What is the variance of a binomial distribution with -1 and 1? I am struggling to see how to solve the following problem:

I have n i.i.d bernoulli trials. The result can be -1 or 1. I can figure out the expected value of this = n(p-(1-p) but how do I know what the variance is if p is known?

I know that:
$$
{\rm Var}(X) = E[X^2] - E[X]^2
$$
I don't know where to go from here.
 A: When you work with variances, know these facts (in addition to the definition of variance):


*

*The variance of a sum of independent (or just uncorrelated) variables is the sum of their variances.

*The expectation of a sum of variables (independent or not) is the sum of their expectations.
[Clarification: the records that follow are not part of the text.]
constexpr int kRedRows = 8;
__global__ void __launch_bounds__(32 * kRedRows) wgrad_reduce_kernel(const float *__restrict__ part_w, const float *__restrict__ part_b,
                                                                     int nsplit, int No, int Ni, float *__restrict__ dW, int ldw,
                                                                     float *__restrict__ db, int accumulate) {
    __shared__ float4 sh[kRedRows][32];
    const int x = threadIdx.x & 31, y = threadIdx.x >> 5;
    const int n_blocks = (Ni + BN - 1) / BN, tiles_mn = ((No + BM - 1) / BM) * n_blocks;
    const int total4 = tiles_mn * (BM * BN / 4), bias4 = db != nullptr ? No / 4 : 0;
    const int idx = blockIdx.x * 32 + x;
    const float *src = nullptr;
    size_t stride = 0;
    if (idx < total4) {
        src = part_w + (size_t)idx * 4;
        stride = (size_t)tiles_mn * BM * BN;
    } else if (idx < total4 + bias4) {
        src = part_b + (size_t)(idx - total4) * 4;
        stride = (size_t)No;
    }
    float4 acc = make_float4(0.f, 0.f, 0.f, 0.f);
    if (src != nullptr) {
#pragma unroll 4
        for (int s = y; s < nsplit; s += kRedRows) {
            const float4 v = __ldg(reinterpret_cast<const float4 *>(src + (size_t)s * stride));
            acc.x += v.x; acc.y += v.y; acc.z += v.z; acc.w += v.w;
        }
    }
    sh[y][x] = acc;
    __syncthreads();
    if (y == 0 && src != nullptr) {
        if (idx < total4) {
            const int tile = idx / (BM * BN / 4), r = idx % (BM * BN / 4), m = r / kConsumerThreads, ct = r % kConsumerThreads;
            const int o = (tile / n_blocks) * BM + 8 * m + 2 * (ct & 3);
            const int i = (tile % n_blocks) * BN + 64 * (ct >> 7) + 16 * ((ct >> 5) & 3) + ((ct & 31) >> 2);
            float *p[4];
            float v[4];
#pragma unroll
            for (int e = 0; e < 4; ++e) {
                const int oe = o + (e & 1), ie = i + 8 * (e >> 1);
                p[e] = oe < No && ie < Ni ? dW + (size_t)oe * ldw + ie : nullptr;
                v[e] = accumulate && p[e] != nullptr ? *p[e] : 0.f;
            }
#pragma unroll
            for (int r = 0; r < kRedRows; ++r) { v[0] += sh[r][x].x; v[1] += sh[r][x].y; v[2] += sh[r][x].z; v[3] += sh[r][x].w; }
#pragma unroll
            for (int e = 0; e < 4; ++e)
                if (p[e] != nullptr) *p[e] = v[e];
        } else {
            float *dst = db + (size_t)(idx - total4) * 4;
            float4 t = accumulate ? *reinterpret_cast<const float4 *>(dst) : make_float4(0.f, 0.f, 0.f, 0.f);
#pragma unroll
            for (int r = 0; r < kRedRows; ++r) { t.x += sh[r][x].x; t.y += sh[r][x].y; t.z += sh[r][x].z; t.w += sh[r][x].w; }
            *reinterpret_cast<float4 *>(dst) = t;
        }
    }
}

}

extern "C" int dc_gemm_tf32x3_supported(int64_t M, int N, int K) { return M > 0 && N > 0 && K > 0 && N % 32 == 0 && K % BK == 0; }

struct RowList {
    const int *count, *a_rows, *rows;
    float *C_rows;
};

template <int NU, bool kGenA = false, bool kDevM = false>
static int launch_ws(const float *A, int lda, const float *B, int ldb, const float *bias, float *C, int ldc, int M, int N,
                     int K, int relu, float *C_copy, uint8_t *argmax, cudaStream_t st, GenA gen = GenA{}, RowList rl = RowList{}) {
    const int tile_rows = NU == 5 ? 60 : kWsRows;
    const int n_blocks = (N + BN - 1) / BN, m_blocks = (M + tile_rows - 1) / tile_rows;
    int per_block = dc_sm_count() / n_blocks;
    if (per_block < 1) per_block = 1;
    if (per_block > m_blocks) per_block = m_blocks;
    const size_t smem = kGenA ? kWsGenSmemBytes : kWsSmemBytes;
    DC_CUDA(cudaFuncSetAttribute(gemm_ws_kernel<NU, kGenA, kDevM>, cudaFuncAttributeMaxDynamicSharedMemorySize, (int)smem));
    gemm_ws_kernel<NU, kGenA, kDevM><<<n_blocks * per_block, kWsThreads, smem, st>>>(A, lda, B, ldb, bias, C, ldc, M, N, K, relu, C_copy,
                                                                                    argmax, gen, rl.count, rl.a_rows, rl.rows, rl.C_rows);
    DC_LAUNCH_OK();
    return DC_OK;
}

static int gemm_check_shape(const float *A, int lda, const float *B, int ldb, const float *bias, const float *C, int ldc, int64_t M,
                            int N, int K, const char *who) {
    DC_REQUIRE(dc_gemm_tf32x3_supported(M, N, K) && M < (1ll << 31) - BM, DC_EUNSUPPORTED,
               "%s: need N %% 32 == 0 and K %% 32 == 0 (M=%lld N=%d K=%d)", who, (long long)M, N, K);
    DC_REQUIRE(lda >= K && ldb >= K && ldc >= N && lda % 4 == 0 && ldb % 4 == 0 && ldc % 4 == 0, DC_EINVAL,
               "%s: leading dimensions must be >= extent and multiples of 4 floats", who);
    DC_REQUIRE(((uintptr_t)A & 15) == 0 && ((uintptr_t)B & 15) == 0 && ((uintptr_t)C & 15) == 0 && (!bias || ((uintptr_t)bias & 15) == 0),
               DC_EINVAL, "%s: pointers must be 16-byte aligned", who);
    return DC_OK;
}

static int gemm_check(const float *A, int lda, const float *B, int ldb, const float *bias, const float *C, int ldc, int64_t M, int N,
                      int K, const char *who) {
    DC_REQUIRE(A && B && C, DC_EINVAL, "%s: null pointer", who);
    return gemm_check_shape(A, lda, B, ldb, bias, C, ldc, M, N, K, who);
}

template <bool kDevM>
static int gemm_launch(const float *A, int lda, const float *B, int ldb, const float *bias, float *C, int ldc, int64_t M, int N, int K,
                       int relu, RowList rl, cudaStream_t st) {
    if (K <= 4 * BK) return launch_ws<0, false, kDevM>(A, lda, B, ldb, bias, C, ldc, (int)M, N, K, relu, nullptr, nullptr, st, GenA{}, rl);
    const int tiles = (int)((M + BM - 1) / BM) * ((N + BN - 1) / BN);
    DC_CUDA(cudaFuncSetAttribute(gemm_tf32x3_kernel<kDevM>, cudaFuncAttributeMaxDynamicSharedMemorySize, (int)kSmemBytes));
    const int grid = tiles < dc_sm_count() ? tiles : dc_sm_count();
    gemm_tf32x3_kernel<kDevM><<<grid, kThreads, kSmemBytes, st>>>(A, lda, B, ldb, bias, C, ldc, (int)M, N, K, relu, 1, 0, rl.count,
                                                                  rl.a_rows, rl.rows, rl.C_rows);
    DC_LAUNCH_OK();
    return DC_OK;
}

extern "C" int dc_gemm_tf32x3(const float *A, int lda, const float *B, int ldb, const float *bias, float *C, int ldc,
                              int64_t M, int N, int K, int relu, dc_stream_t stream) {
    const int rc = gemm_check(A, lda, B, ldb, bias, C, ldc, M, N, K, "dc_gemm_tf32x3");
    if (rc != DC_OK) return rc;
    return gemm_launch<false>(A, lda, B, ldb, bias, C, ldc, M, N, K, relu, RowList{}, dc_cu_stream(stream));
}

extern "C" int dc_gemm_tf32x3_rows(const float *A, int lda, const float *B, int ldb, const float *bias, float *C, float *C_rows, int ldc,
                                   int64_t M, const int32_t *count, const int32_t *rows, int gather_a, int N, int K, int relu,
                                   dc_stream_t stream) {
    DC_REQUIRE(A && B && count && (C || C_rows) && (rows || (!gather_a && !C_rows)), DC_EINVAL, "dc_gemm_tf32x3_rows: null pointer");
    DC_REQUIRE(((uintptr_t)C_rows & 15) == 0, DC_EINVAL, "dc_gemm_tf32x3_rows: pointers must be 16-byte aligned");
    const int rc = gemm_check_shape(A, lda, B, ldb, bias, C, ldc, M, N, K, "dc_gemm_tf32x3_rows");
    if (rc != DC_OK) return rc;
    return gemm_launch<true>(A, lda, B, ldb, bias, C, ldc, M, N, K, relu, RowList{count, gather_a ? rows : nullptr, rows, C_rows},
                             dc_cu_stream(stream));
}

int dc_gemm_tf32x3_splitk(const float *A, int lda, const float *B, int ldb, float *part, int64_t M, int N, int K, int ksplit,
                          bool first_call, cudaStream_t st) {
    DC_REQUIRE(A && B && part && ksplit >= 1 && N % BN == 0 && K % (BK * ksplit) == 0 && M > 0, DC_EINVAL,
               "dc_gemm_tf32x3_splitk: bad arguments (M=%lld N=%d K=%d ksplit=%d)", (long long)M, N, K, ksplit);
    if (first_call)
        DC_CUDA(cudaFuncSetAttribute(gemm_tf32x3_kernel<false>, cudaFuncAttributeMaxDynamicSharedMemorySize, (int)kSmemBytes));
    const int tiles = (int)((M + BM - 1) / BM) * (N / BN) * ksplit;
    const int grid = tiles < dc_sm_count() ? tiles : dc_sm_count();
    gemm_tf32x3_kernel<false><<<grid, kThreads, kSmemBytes, st>>>(A, lda, B, ldb, nullptr, part, N, (int)M, N, K, 0, ksplit, (long long)M * N);
    DC_LAUNCH_OK();
    return DC_OK;
}

static int wgrad_tiles(int No, int Ni) { return ((No + BM - 1) / BM) * ((Ni + BN - 1) / BN); }

static int wgrad_splits(int No, int Ni) {
    const int tiles_mn = wgrad_tiles(No, Ni);
    const int n = dc_sm_count() / tiles_mn;
    return n < 1 ? 1 : n;
}

extern "C" size_t dc_gemm_wgrad_workspace_bytes(int No, int Ni) {
    if (No <= 0 || Ni <= 0 || No % 32 || Ni % 32) return 0;
    const int nsplit = wgrad_splits(No, Ni);
    return ((size_t)nsplit * wgrad_tiles(No, Ni) * BM * BN + (size_t)nsplit * No) * sizeof(float);
}

template <bool kDevT>
static int wgrad_launch(const float *dY, int ldy, const float *X, int ldx, int64_t T, const int *t_dev, const int *x_rows, int No, int Ni,
                        float *dW, int ldw, float *db, int accumulate, void *workspace, dc_stream_t stream, const char *who) {
    DC_REQUIRE(dY && X && dW && workspace && (!kDevT || t_dev), DC_EINVAL, "%s: null pointer", who);
    DC_REQUIRE(T > 0 && T < (1ll << 31) - BK && No > 0 && Ni > 0 && No % 32 == 0 && Ni % 32 == 0, DC_EUNSUPPORTED,
               "%s: need No %% 32 == 0 and Ni %% 32 == 0 (T=%lld No=%d Ni=%d)", who, (long long)T, No, Ni);
    DC_REQUIRE(ldy >= No && ldx >= Ni && ldw >= Ni && ldy % 4 == 0 && ldx % 4 == 0 && ldw % 4 == 0, DC_EINVAL,
               "%s: bad leading dimension", who);
    DC_REQUIRE(((uintptr_t)dY & 15) == 0 && ((uintptr_t)X & 15) == 0 && ((uintptr_t)dW & 15) == 0 && ((uintptr_t)workspace & 15) == 0 &&
                   ((uintptr_t)db & 15) == 0,
               DC_EINVAL, "%s: pointers must be 16-byte aligned", who);
    const int tiles_mn = wgrad_tiles(No, Ni), nsplit = wgrad_splits(No, Ni);
    float *part_w = reinterpret_cast<float *>(workspace);
    float *part_b = db ? part_w + (size_t)nsplit * tiles_mn * BM * BN : nullptr;
    cudaStream_t st = dc_cu_stream(stream);
    DC_CUDA(cudaFuncSetAttribute(gemm_wgrad_kernel<0, kDevT>, cudaFuncAttributeMaxDynamicSharedMemorySize, (int)kWgSmemBytes));
    gemm_wgrad_kernel<0, kDevT><<<tiles_mn * nsplit, kThreads, kWgSmemBytes, st>>>(dY, ldy, nullptr, nullptr, X, ldx, (int)T, No, Ni,
                                                                                   nsplit, part_w, part_b, t_dev, x_rows);
    DC_LAUNCH_OK();
    const int total4 = tiles_mn * (BM * BN / 4) + (db ? No / 4 : 0);
    wgrad_reduce_kernel<<<(total4 + 31) / 32, 32 * kRedRows, 0, st>>>(part_w, part_b, nsplit, No, Ni, dW, ldw, db, accumulate);
    DC_LAUNCH_OK();
    return DC_OK;
}

extern "C" int dc_gemm_wgrad_tf32x3(const float *dY, int ldy, const float *X, int ldx, int64_t T, int No, int Ni, float *dW,
                                    int ldw, float *db, int accumulate, void *workspace, dc_stream_t stream) {
    return wgrad_launch<false>(dY, ldy, X, ldx, T, nullptr, nullptr, No, Ni, dW, ldw, db, accumulate, workspace, stream,
                               "dc_gemm_wgrad_tf32x3");
}

extern "C" int dc_gemm_wgrad_tf32x3_rows(const float *dY, int ldy, const float *X, int ldx, const int32_t *x_rows, int64_t T,
                                         const int32_t *t_dev, int No, int Ni, float *dW, int ldw, float *db, int accumulate,
                                         void *workspace, dc_stream_t stream) {
    return wgrad_launch<true>(dY, ldy, X, ldx, T, t_dev, x_rows, No, Ni, dW, ldw, db, accumulate, workspace, stream,
                              "dc_gemm_wgrad_tf32x3_rows");
}

extern "C" int dc_gemm_unit_max(const float *basic, const float *w, const float *bias, float *xmax, float *xmax_copy, int ld_x,
                                uint8_t *argmax, int64_t n_tokens, int n_units, dc_stream_t stream) {
    DC_REQUIRE(basic && w && bias && xmax && argmax && n_tokens > 0, DC_EINVAL, "dc_gemm_unit_max: null pointer / empty input");
    DC_REQUIRE(n_units == 5 || n_units == 16, DC_EUNSUPPORTED, "dc_gemm_unit_max: n_units=%d (5 or 16; 1-unit groups are plain GEMMs)", n_units);
    DC_REQUIRE(ld_x >= BN && n_tokens * n_units < (1ll << 31) - BM, DC_EINVAL, "dc_gemm_unit_max: bad ld_x / size");
    DC_REQUIRE(((uintptr_t)basic & 15) == 0 && ((uintptr_t)w & 15) == 0, DC_EINVAL, "dc_gemm_unit_max: pointers must be 16-byte aligned");
    const int M = (int)(n_tokens * n_units);
    cudaStream_t st = dc_cu_stream(stream);
    if (n_units == 5) return launch_ws<5>(basic, BN, w, BN, bias, xmax, ld_x, M, BN, BN, 0, xmax_copy, argmax, st);
    return launch_ws<16>(basic, BN, w, BN, bias, xmax, ld_x, M, BN, BN, 0, xmax_copy, argmax, st);
}

extern "C" int dc_unit_embed_fwd_mask(const float *units, const float *w_b, const float *b_b, float *basic_out, uint32_t *mask_out,
                                      const float *w, const float *bias, float *xmax, float *xmax_copy, int ld_x, uint8_t *argmax,
                                      int64_t n_tokens, int n_units, dc_stream_t stream) {
    DC_REQUIRE(units && w_b && b_b && w && bias && xmax && n_tokens > 0, DC_EINVAL, "dc_unit_embed_fwd: null pointer / empty input");
    DC_REQUIRE(n_units == 1 || n_units == 5 || n_units == 16, DC_EUNSUPPORTED, "dc_unit_embed_fwd: n_units=%d (1, 5 or 16)", n_units);
    DC_REQUIRE(n_units == 1 ? (argmax == nullptr && xmax_copy == nullptr) : argmax != nullptr, DC_EINVAL,
               "dc_unit_embed_fwd: the arg-max (and the copy) go with the max-pool of n_units 5 and 16 only");
    DC_REQUIRE(ld_x >= BN && ld_x % 4 == 0 && n_tokens * n_units < (1ll << 31) - BM, DC_EINVAL, "dc_unit_embed_fwd: bad ld_x / size");
    DC_REQUIRE(((uintptr_t)units & 15) == 0 && ((uintptr_t)basic_out & 15) == 0 && ((uintptr_t)w & 15) == 0 && ((uintptr_t)bias & 15) == 0 &&
                   ((uintptr_t)xmax & 15) == 0 && ((uintptr_t)xmax_copy & 15) == 0 && ((uintptr_t)mask_out & 15) == 0,
               DC_EINVAL, "dc_unit_embed_fwd: units, basic_out, mask_out, w, bias, xmax, xmax_copy must be 16-byte aligned");
    const int M = (int)(n_tokens * n_units);
    const GenA gen{units, w_b, b_b, basic_out, mask_out};
    cudaStream_t st = dc_cu_stream(stream);
    if (n_units == 1) return launch_ws<0, true>(nullptr, BN, w, BN, bias, xmax, ld_x, M, BN, BN, 0, nullptr, nullptr, st, gen);
    if (n_units == 5) return launch_ws<5, true>(nullptr, BN, w, BN, bias, xmax, ld_x, M, BN, BN, 0, xmax_copy, argmax, st, gen);
    return launch_ws<16, true>(nullptr, BN, w, BN, bias, xmax, ld_x, M, BN, BN, 0, xmax_copy, argmax, st, gen);
}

*The expectation (of any discrete variable) is the sum of each possible value multiplied by its probability.
As an example, let's apply them to your case.  You may model the sum of your Bernoulli trials with a variable $X$ expressed as the sum of $n$ independent variables $X_i$.  Each $X_i$ takes on the value $1$ with probability $p$ and the value $-1$ with the probability $1-p$.  
Fact $(3)$ asserts $$\mathbb{E}(X_i) = p(1) + (1-p)(-1) = 2p-1$$ and $$\mathbb{E}(X_i^2) = p(1)^2 + (1-p)(-1)^2 = p + (1-p) = 1.$$
Fact $(2)$ asserts $$\eqalign{\mathbb{E}(X) &= \mathbb{E}(X_1+\cdots+X_n) = \mathbb{E}(X_1) + \cdots + \mathbb{E}(X_n) = n\mathbb{E}(X_1) \\&=n(2p-1).}$$
The definition of variance now tells you$$\operatorname{Var}(X_i) = \mathbb{E}(X_i^2) - \mathbb{E}(X_i)^2 = 1 - (2p-1)^2 = 4p(1-p).$$
Consequently, fact $(1)$ yields $$\eqalign{\operatorname{Var}(X) &= \operatorname{Var}(X_1+\cdots+X_n) = \operatorname{Var}(X_1) + \cdots + \operatorname{Var}(X_n)=n \operatorname{Var}(X_1) \\&= n(4p(1-p)).}$$

The appearance of the factor of $4$ might seem somewhat mysterious.  There's another extremely useful fact you might consider using to shortcut these considerations and identify the origin of that factor:
(4) The variance of a shifted, rescaled variable is the square of the scale factor times the variance. In mathematical symbols, $$\operatorname{Var}(\sigma X + \mu) = \sigma^2 \operatorname{Var}(X)$$ no matter what values the numbers $\sigma$ and $\mu$ might have.
This applies by noting that your $X_i$ can all be expressed as $2Y_i-1$ where $Y_i$ is a true Bernoulli (that is, $0-1$) variable.  It's simple to show this: since $2\times 1-1=1$ and $2\times 0 - 1=-1$, the values of $1$ and $0$ taken on by $Y_i$ become $1$ and $-1$, respectively, for $X_i$.  The probabilities are unchanged.
You might already know that $Y=Y_1+\cdots + Y_n$, the sum of $n$ independent Bernoulli variables with common probability $p$, is called a Binomial variable.  It has a Binomial distribution.  You can remember or look up its variance, which is $np(1-p)$.  Since $$X = X_1+\cdots+X_n = (2Y_1-1) + \cdots + (2Y_n-1) = 2(Y_1 + \cdots + Y_n) - n=2Y-n,$$ you can take $\sigma=2$ in applying fact $(4)$, which immediately tells you $$\operatorname{Var}(X) = 2^2 \operatorname{Var}(Y) = 4np(1-p).$$
A: if you take $x=2b-1$ where $b$ is bernoulli, then then $x$ is either 1 or -1, and mean and variance follow from Bernoulli $\mu_b=p$ and $\sigma^2_b=p(1-p)$, the extension to 'Binomial' is then just a sum (assuming independence), 
The mean of $x$ is then $\mu_x=2\mu_b-1=2p-1$, variance $\sigma_x^2=4\sigma_b^2=4p(1-p)$, 
The sum of $n$ independent such $x$'s has mean $n\cdot(2p-1)$ (your result) and the variance is $4\cdot n \cdot p(1-p)$
EDIT after your question in the comment
It is as @Pegah says:  $b$ is the ''usual'' Bernoulli with a success probability $p$ and outcomes 0 and 1.  It's expected value is $1 \times p + 0 \times (1-p)=p$ and the variance $p(1-p)$ (also from the definition. 
So $b$ is the known Bernoulli with outcome 0 and 1 and $x$ is just a linear function of it. The linear function is such that $x$ has outcomes -1 and 1, and the mean and variance can be obtained from the mean and variance of $b$.